Examining the creation and peopling of the Consolidated Coal Company (CCC) company town Muchakinock, Iowa through the industrial labor migrations of Welsh, Swedes and African-American residents, this thesis focuses upon the social contestations between workers, owners and unions during four bituminous coal miners' strike incitement events in town history (1879–1900). Presenting some of the most comprehensive historical geography research to date on the company town of Muchakinock, the thesis presents eight claims for resident's strike resistance and ultimate capitulation and union affiliation; and the associated spread of capitalism and trade-unionism across Iowa's coal mining landscapes during the Gilded Age.

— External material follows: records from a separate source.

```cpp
template <bool EXACT>
__device__ __forceinline__ void accumulate_point(const PtState& s, const DtPatch& q, float fx, float fy, float edist, bool filt,
                                                 float huber, float* acc, double* ed) {
  const float gx00 = 0.5f * (q.b0 - q.b2), gy00 = 0.5f * (q.a0 - q.c1), d00 = q.b1;
  const float gx10 = 0.5f * (q.b1 - q.b3), gy10 = 0.5f * (q.a1 - q.c2), d10 = q.b2;
  const float gx01 = 0.5f * (q.c0 - q.c2), gy01 = 0.5f * (q.b1 - q.d0), d01 = q.c1;
  const float gx11 = 0.5f * (q.c1 - q.c3), gy11 = 0.5f * (q.b2 - q.d1), d11 = q.c2;
  const float dxdy = s.dx * s.dy;
  const float w11 = dxdy, w01 = s.dy - dxdy, w10 = s.dx - dxdy, w00 = ((1.0f - s.dx) - s.dy) + dxdy;
  float r0 = ((w11 * gx11 + w01 * gx01) + w10 * gx10) + w00 * gx00;
  float r1 = ((w11 * gy11 + w01 * gy01) + w10 * gy10) + w00 * gy00;
  float res = ((w11 * d11 + w01 * d01) + w10 * d10) + w00 * d00;
  const bool good = s.valid && !(res > edist && filt);
  if (!good) { r0 = 0.0f; r1 = 0.0f; res = 0.0f; }
  const float wr = (res <= huber) ? 1.0f : revo_div(huber, res);
  const float gx = fx * r0, gy = fy * r1;
  if constexpr (EXACT) {
    accumulate_terms_x(s, gx, gy, res, wr, good, acc, ed);
    return;
  }
  const float z = revo_div_with(1.0f, s.Z, s.rz);
  const float zs = z * z;
  float jv[6];
  jv[0] = z * gx;
  jv[1] = z * gy;
  jv[2] = (-s.X * zs) * gx + (-s.Y * zs) * gy;
  jv[3] = (-s.X * s.Y * zs) * gx + (-(1.0f + s.Y * s.Y * zs)) * gy;
  jv[4] = (1.0f + s.X * s.X * zs) * gx + (s.X * s.Y * zs) * gy;
  jv[5] = (-s.Y * z) * gx + (s.X * z) * gy;
  float wv[6];
#pragma unroll
  for (int a = 0; a < 6; ++a) wv[a] = wr * jv[a];
  {
    int k = 0;
#pragma unroll
    for (int a = 0; a < 6; ++a)
#pragma unroll
      for (int c = a; c < 6; ++c) { acc[k] = fmaf(wv[a], jv[c], acc[k]); ++k; }
  }
#pragma unroll
  for (int a = 0; a < 6; ++a) acc[21 + a] = fmaf(wv[a], res, acc[21 + a]);
  accumulate_error<true>(res, wr, good, ed, acc + CSLOT);
}

template <bool EXACT>
__device__ __forceinline__ void full_point(const f4v p, gf32p dtm, const float* R, const float* T, const Cam& c, float edist,
                                           bool filt, float huber, float* acc, double* ed) {
  const PtState s = project_point(p, R, T, c, true);
  const DtPatch q = load_patch(dtm, c.w, s.ix, s.iy);
  accumulate_point<EXACT>(s, q, c.fx, c.fy, edist, filt, huber, acc, ed);
}

}
```

Measured before the change: 117,400.

## Vectorize per-point tracking math with packed float2 ops

Rewrites projection, bilinear interpolation, gradient, Jacobian and normal-equation accumulation in terms of two-wide float vectors so the compiler can emit packed FP32 instructions on gfx950. The retry-candidate patch selection is also rewritten to pick whole pairs of values, and sched_barriers are placed around the main accumulation to constrain scheduling. The aim is to cut VALU instruction count per point in the hot loop. The cost is some changed FP summation order in the bilinear step, which may shift results slightly, plus possible register pressure from the vector pairs. An ISA-counting script is added for inspection.

```diff
diff --git a/profiles/track_isa_counts.py b/profiles/track_isa_counts.py
--- /dev/null
+++ b/profiles/track_isa_counts.py
@@ -0,0 +1,141 @@
+#!/usr/bin/env python3
+import argparse
+import os
+import re
+import shutil
+import subprocess
+import sys
+import tempfile
+
+ROOT = os.path.dirname(os.path.dirname(os.path.abspath(__file__)))
+FLAGS = "-O3 -std=c++17 -fPIC -ffp-contract=off -fno-fast-math -fvisibility=hidden -fvisibility-inlines-hidden -w".split()
+WAITS = ("s_waitcnt", "s_nop", "s_sleep")
+NOT_ALU = WAITS + ("s_endpgm", "s_branch", "s_cbranch", "s_setprio", "s_barrier", "s_code_end")
+UNITS = (("revo_track", "k_track"), ("revo_info", "k_pair_info"))
+ROWS = ("instructions", "VALU", "packed", "v_mov+pk_mov", "v_cndmask", "SALU", "memory")
+
+
+def unit_flags(csrc, unit):
+    m = re.search(r"^FLAGS_%s\s*=\s*(.*)$" % unit, open(os.path.join(csrc, "Makefile")).read(), re.M)
+    return m.group(1).split() if m else []
+
+
+def assembly(csrc, unit, keep=None):
+    hipcc = os.environ.get("HIPCC") or shutil.which("hipcc") or "/opt/rocm/bin/hipcc"
+    out = os.path.join(keep or tempfile.mkdtemp(prefix="track_isa_"), unit + ".s")
+    subprocess.check_call([hipcc, "--offload-arch=gfx950", "--cuda-device-only", "-S"] + FLAGS + unit_flags(csrc, unit) +
+                          ["-I", os.path.join(csrc, "..", "..", "include"), os.path.join(csrc, unit + ".hip"), "-o", out])
+    return open(out).read()
+
+
+def demangled(names):
+    filt = shutil.which("c++filt") or shutil.which("llvm-cxxfilt") or "/opt/rocm/llvm/bin/llvm-cxxfilt"
+    try:
+        out = subprocess.run([filt], input="\n".join(names), capture_output=True, text=True, check=True).stdout.split("\n")
+        return {n: re.sub(r"\(.*", "", d.replace("(anonymous namespace)::", "").replace("void ", "")) for n, d in zip(names, out)}
+    except (OSError, subprocess.CalledProcessError):
+        return {n: n for n in names}
+
+
+def tally(ops):
+    return {"instructions": len(ops),
+            "VALU": sum(o.startswith("v_") for o in ops),
+            "packed": sum(o.startswith("v_pk_") and not o.startswith("v_pk_mov") for o in ops),
+            "v_mov+pk_mov": sum(o.startswith(("v_mov", "v_pk_mov")) for o in ops),
+            "v_cndmask": sum(o.startswith("v_cndmask") for o in ops),
+            "SALU": sum(o.startswith("s_") and not o.startswith(NOT_ALU) and not o.startswith(("s_load", "s_buffer_load")) for o in ops),
+            "memory": sum(o.startswith(("global_", "flat_", "buffer_", "scratch_", "ds_", "s_load", "s_buffer_load")) for o in ops)}
+
+
+def loop_name(ops):
+    x4 = sum(o in ("global_load_dwordx4", "global_load_dwordx3") for o in ops)
+    x2 = sum(o == "global_load_dwordx2" for o in ops)
+    x1 = sum(o == "global_load_dword" for o in ops)
+    if x4 < 3:
+        return "cost pass" if x1 else "other"
+    n = (x1 + 2 * (x2 - 2)) // 4
+    return "full" if n == 0 else "full + %d retr%s" % (n, "y" if n == 1 else "ies")
+
+
+def kernels(asm, stem):
+    res = {}
+    for m in re.finditer(r"^(_Z\w*%s\w*):[^\n]*\n(.*?)^\s*\.section\s+\.rodata.*?^\s*\.amdhsa_kernel \1\n(.*?)\.end_amdhsa_kernel" % stem,
+                         asm, re.S | re.M):
+        name, body, desc = m.group(1), m.group(2), m.group(3)
+        lines = body.splitlines()
+        inner, cur, hdr = {}, None, None
+        for raw in lines:
+            blk = re.match(r"\s*\.L(BB\d+_\d+):", raw)
+            if blk or re.match(r"\s*;\s*%bb\.\d+:", raw):
+                hdr = blk.group(1) if blk else None
+            elif raw.split(";")[0].strip():
+                hdr = None
+            if "This Inner Loop Header" in raw and hdr:
+                inner[hdr] = []
+        for raw in lines:
+            ln = raw.split(";")[0].strip()
+            blk = re.match(r"\s*\.L(BB\d+_\d+):", raw)
+            if blk or re.match(r"\s*;\s*%bb\.\d+:", raw):
+                m2 = re.search(r"in Loop: Header=(BB\d+_\d+)", raw)
+                cur = m2.group(1) if m2 else (blk.group(1) if blk else None)
+                cur = cur if cur in inner else None
+            if ln and not ln.startswith(".") and not ln.endswith(":") and cur:
+                inner[cur].append(ln.split()[0])
+        loops = [(loop_name(o), tally(o)) for o in inner.values() if "global_load_dwordx4" in o]
+        rsrc = {"VGPRs allocated": (int(re.search(r"\.amdhsa_next_free_vgpr (\d+)", desc).group(1)) + 7) // 8 * 8,
+                "scratch bytes": int(re.search(r"\.amdhsa_private_segment_fixed_size (\d+)", desc).group(1))}
+        vg = re.search(r"\.set %s\.num_vgpr, (\d+)" % re.escape(name), asm)
+        rsrc["VGPRs in use"] = int(vg.group(1)) if vg else rsrc["VGPRs allocated"]
+        res[name] = (loops, rsrc)
+    return res
+
+
+def column(csrc, keep=None):
+    col = {}
+    for unit, stem in UNITS:
+        if os.path.exists(os.path.join(csrc, unit + ".hip")):
+            col.update(kernels(assembly(csrc, unit, keep), stem))
+    return col
+
+
+def main():
+    ap = argparse.ArgumentParser(description=__doc__, formatter_class=argparse.RawDescriptionHelpFormatter)
+    ap.add_argument("--rev", action="append", default=[], help="also count this commit's sources (repeatable)")
+    ap.add_argument("--keep", help="write the working tree's assembly into this directory")
+    a = ap.parse_args()
+    cols = []
+    for rev in a.rev:
+        tmp = tempfile.mkdtemp(prefix="track_isa_src_")
+        tar = subprocess.run(["git", "-C", ROOT, "archive", rev, "revo_amd/csrc", "include"], check=True, stdout=subprocess.PIPE).stdout
+        subprocess.run(["tar", "-x", "-C", tmp], input=tar, check=True)
+        cols.append((rev, column(os.path.join(tmp, "revo_amd", "csrc"))))
+        shutil.rmtree(tmp)
+    if a.keep:
+        os.makedirs(a.keep, exist_ok=True)
+    cols.append(("working tree", column(os.path.join(ROOT, "revo_amd", "csrc"), a.keep)))
+    names = sorted(set().union(*(c.keys() for _, c in cols)))
+    nice = demangled(names)
+    head = "%-34s" % "" + "".join("%14s" % n[:13] for n, _ in cols)
+    for k in names:
+        if not any(k in c and c[k][0] for _, c in cols):
+            continue
+        print("\n%s, gfx950" % nice[k])
+        print(head)
+        for key in ("VGPRs in use", "VGPRs allocated", "scratch bytes"):
+            print("  %-32s" % key + "".join("%14s" % (c[k][1][key] if k in c else "-") for _, c in cols))
+        loops = []
+        for _, c in cols:
+            loops += [n for n, _ in c.get(k, ((), 0))[0] if n not in loops]
+        for ln in loops:
+            print("  loop: %s, per point" % ln)
+            for row in ROWS:
+                vals = [dict(c[k][0]).get(ln) if k in c else None for _, c in cols]
+                line = "    %-30s" % row + "".join("%14s" % (v[row] if v else "-") for v in vals)
+                if row == "VALU" and len(vals) > 1 and vals[0] and vals[-1]:
+                    line += "   (%+.1f %%)" % (100.0 * (vals[-1][row] - vals[0][row]) / vals[0][row])
+                print(line)
+    return 0
+
+
+if __name__ == "__main__":
+    sys.exit(main())
diff --git a/revo_amd/csrc/revo_track.hip b/revo_amd/csrc/revo_track.hip
--- a/revo_amd/csrc/revo_track.hip
+++ b/revo_amd/csrc/revo_track.hip
@@ -432,44 +432,35 @@
 __device__ __forceinline__ void fused_point(const f4v p, gf32p dtm, const float* R0, const float* T0, const float (*R)[9],
                                             const float (*T)[3], const Cam& c, float edist, bool filt, float huber, float* acc,
                                             double* ed) {
-  const PtState s0 = project_point(p, R0, T0, c, true);
+  const PtState s0 = project_point(p.x, p.y, p.z, R0, T0, c, true);
   PtState s[NE];
 #pragma unroll
-  for (int j = 0; j < NE; ++j) s[j] = project_point(p, R[j], T[j], c, true);
+  for (int j = 0; j < NE; ++j) s[j] = project_point(p.x, p.y, p.z, R[j], T[j], c, true);
   const DtPatch q = load_patch(dtm, c.w, s0.ix, s0.iy);
-  float g00[NE], g10[NE], g01[NE], g11[NE];
-  int ddx[NE], ddy[NE];
+  tpx_f2 g0[NE], g1[NE];
   bool hit[NE];
 #pragma unroll
   for (int j = 0; j < NE; ++j) {
-    ddx[j] = s[j].ix - s0.ix;
-    ddy[j] = s[j].iy - s0.iy;
-    hit[j] = (ddy[j] == 0 && ddx[j] >= -1 && ddx[j] <= 1) || (ddx[j] == 0 && (ddy[j] == 1 || ddy[j] == -1));
-    g00[j] = g10[j] = g01[j] = g11[j] = 0.0f;
+    hit[j] = retry_in_patch(s[j].ix, s[j].iy, s0.ix, s0.iy);
+    g0[j] = g1[j] = tpx_any();
     if (!hit[j]) {
       gf32p t = dtm + s[j].iy * c.w + s[j].ix;
-      g00[j] = t[0]; g10[j] = t[1]; g01[j] = t[c.w]; g11[j] = t[c.w + 1];
-    }
-  }
+      g0[j] = tpx_mk(t[0], t[1]); g1[j] = tpx_mk(t[c.w], t[c.w + 1]);
+    }
+  }
+  tpx_f2 D0[NE], D1[NE];
+#pragma unroll
+  for (int j = 0; j < NE; ++j) retry_pick(q, s[j].ix, s[j].iy, s0.ix, s0.iy, D0[j], D1[j]);
+  __builtin_amdgcn_sched_barrier(0);
   accumulate_point<EXACT>(s0, q, c.fx, c.fy, edist, filt, huber, acc, ed);
+  __builtin_amdgcn_sched_barrier(0);
+#pragma unroll
+  for (int j = 0; j < NE; ++j) { D0[j] = tpx_sel(hit[j], D0[j], g0[j]); D1[j] = tpx_sel(hit[j], D1[j], g1[j]); }
 #pragma unroll
   for (int j = 0; j < NE; ++j) {
-    float d00 = g00[j], d10 = g10[j], d01 = g01[j], d11 = g11[j];
-    if (hit[j]) {
-      const bool same_row = ddy[j] == 0, up = ddy[j] < 0, left = ddx[j] < 0, mid = ddx[j] == 0;
-      d00 = same_row ? (left ? q.b0 : (mid ? q.b1 : q.b2)) : (up ? q.a0 : q.c1);
-      d10 = same_row ? (left ? q.b1 : (mid ? q.b2 : q.b3)) : (up ? q.a1 : q.c2);
-      d01 = same_row ? (left ? q.c0 : (mid ? q.c1 : q.c2)) : (up ? q.b1 : q.d0);
-      d11 = same_row ? (left ? q.c1 : (mid ? q.c2 : q.c3)) : (up ? q.b2 : q.d1);
-    }
-    const float dxdy = s[j].dx * s[j].dy;
-    const float w11 = dxdy, w01 = s[j].dy - dxdy, w10 = s[j].dx - dxdy, w00 = ((1.0f - s[j].dx) - s[j].dy) + dxdy;
-    float res = ((w11 * d11 + w01 * d01) + w10 * d10) + w00 * d00;
-    const bool good = s[j].valid && !(res > edist && filt);
-    if (!good) res = 0.0f;
-    const float wr = (res <= huber) ? 1.0f : revo_div(huber, res);
-    if constexpr (EXACT) accumulate_error_x<false>(res, wr, good, ed, 2 + j, acc + 1 + j);
-    else accumulate_error<false>(res, wr, good, ed + 2 + j, acc + CSLOT + 1 + j);
+    const RetryTerm t = retry_term(s[j], D0[j], D1[j], edist, filt, huber);
+    if constexpr (EXACT) accumulate_error_x<false>(t.res, t.wr, t.good, ed, 2 + j, acc + 1 + j);
+    else accumulate_error<false>(t.res, t.wr, t.good, ed + 2 + j, acc + CSLOT + 1 + j);
   }
 }
 
diff --git a/revo_amd/csrc/revo_track_dev.h b/revo_amd/csrc/revo_track_dev.h
--- a/revo_amd/csrc/revo_track_dev.h
+++ b/revo_amd/csrc/revo_track_dev.h
@@ -1,6 +1,7 @@
 #pragma once
 #include "revo_dev.h"
 #include "revo_div.h"
+#include "revo_track_px.h"
 
 #define CSLOT 27
 #define XERR 27
@@ -90,7 +91,6 @@
 typedef const float __attribute__((address_space(1)))* gf32p;
 typedef const f4v __attribute__((address_space(1)))* gf4p;
 
-struct DtPatch { float a0, a1, b0, b1, b2, b3, c0, c1, c2, c3, d0, d1; };
 typedef float f4u __attribute__((ext_vector_type(4), aligned(4)));
 typedef float f2u __attribute__((ext_vector_type(2), aligned(4)));
 typedef const f4u __attribute__((address_space(1)))* gf4up;
@@ -102,31 +102,11 @@
   const f4u b = *(gf4up)(p - 1);
   const f4u c = *(gf4up)(p + w - 1);
   const f2u d = *(gf2up)(p + 2 * w);
-  q.a0 = a.x; q.a1 = a.y;
-  q.b0 = b.x; q.b1 = b.y; q.b2 = b.z; q.b3 = b.w;
-  q.c0 = c.x; q.c1 = c.y; q.c2 = c.z; q.c3 = c.w;
-  q.d0 = d.x; q.d1 = d.y;
+  q.a = tpx_mk(a.x, a.y);
+  q.b01 = tpx_mk(b.x, b.y); q.b23 = tpx_mk(b.z, b.w);
+  q.c01 = tpx_mk(c.x, c.y); q.c23 = tpx_mk(c.z, c.w);
+  q.d = tpx_mk(d.x, d.y);
   return q;
-}
-
-struct PtState { float X, Y, Z, rz, dx, dy; int ix, iy; bool valid; };
-struct Cam { float fx, fy, cx, cy, wlim, hlim; int w, h; };
-
-__device__ __forceinline__ PtState project_point(const f4v p, const float* R, const float* T, const Cam& c, bool in_range) {
-  PtState s;
-  s.X = ((R[0] * p.x + R[3] * p.y) + R[6] * p.z) + T[0];
-  s.Y = ((R[1] * p.x + R[4] * p.y) + R[7] * p.z) + T[1];
-  s.Z = ((R[2] * p.x + R[5] * p.y) + R[8] * p.z) + T[2];
-  s.rz = revo_recip_refined(s.Z);
-  const float u = revo_div_with(s.X, s.Z, s.rz) * c.fx + c.cx;
-  const float v = revo_div_with(s.Y, s.Z, s.rz) * c.fy + c.cy;
-  s.valid = in_range && (u > 1.0f && v > 1.0f && u < c.wlim && v < c.hlim);
-  s.ix = s.valid ? (int)u : 1;
-  s.iy = s.valid ? (int)v : 1;
-  s.dx = u - (float)s.ix;
-  s.dy = v - (float)s.iy;
-  if (!s.valid) { s.X = 0.0f; s.Y = 0.0f; s.Z = 1.0f; s.rz = 1.0f; s.dx = 0.0f; s.dy = 0.0f; }
-  return s;
 }
 
 #define DSLOT(j) ((j) == 0 ? 0 : 1 + (j))
@@ -147,7 +127,7 @@
 
 __device__ __forceinline__ void accumulate_terms_x(const PtState& s, float gx, float gy, float res, float wr, bool good, float* cnt,
                                                    double* xd) {
-  const float px = s.X, py = s.Y;
+  const float px = s.XY.x, py = s.XY.y;
   const float z = revo_div_with(1.0f, s.Z, s.rz);
   const float zs = revo_div(1.0f, s.Z * s.Z);
   float v[6];
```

Seeking a normalization of historical discourse, findings revealed the presence of conflicting discourses in existent historical communications content between predominantly white and African American historical communications content, and identified the emergence of a hegemonic discourse largely based on the representations of the former. More than just a micro-history of the relict company town of Muchakinock, Iowa, the thesis variously explores Muchakinock's wider network of connected geographies across Iowa terrains and the United States.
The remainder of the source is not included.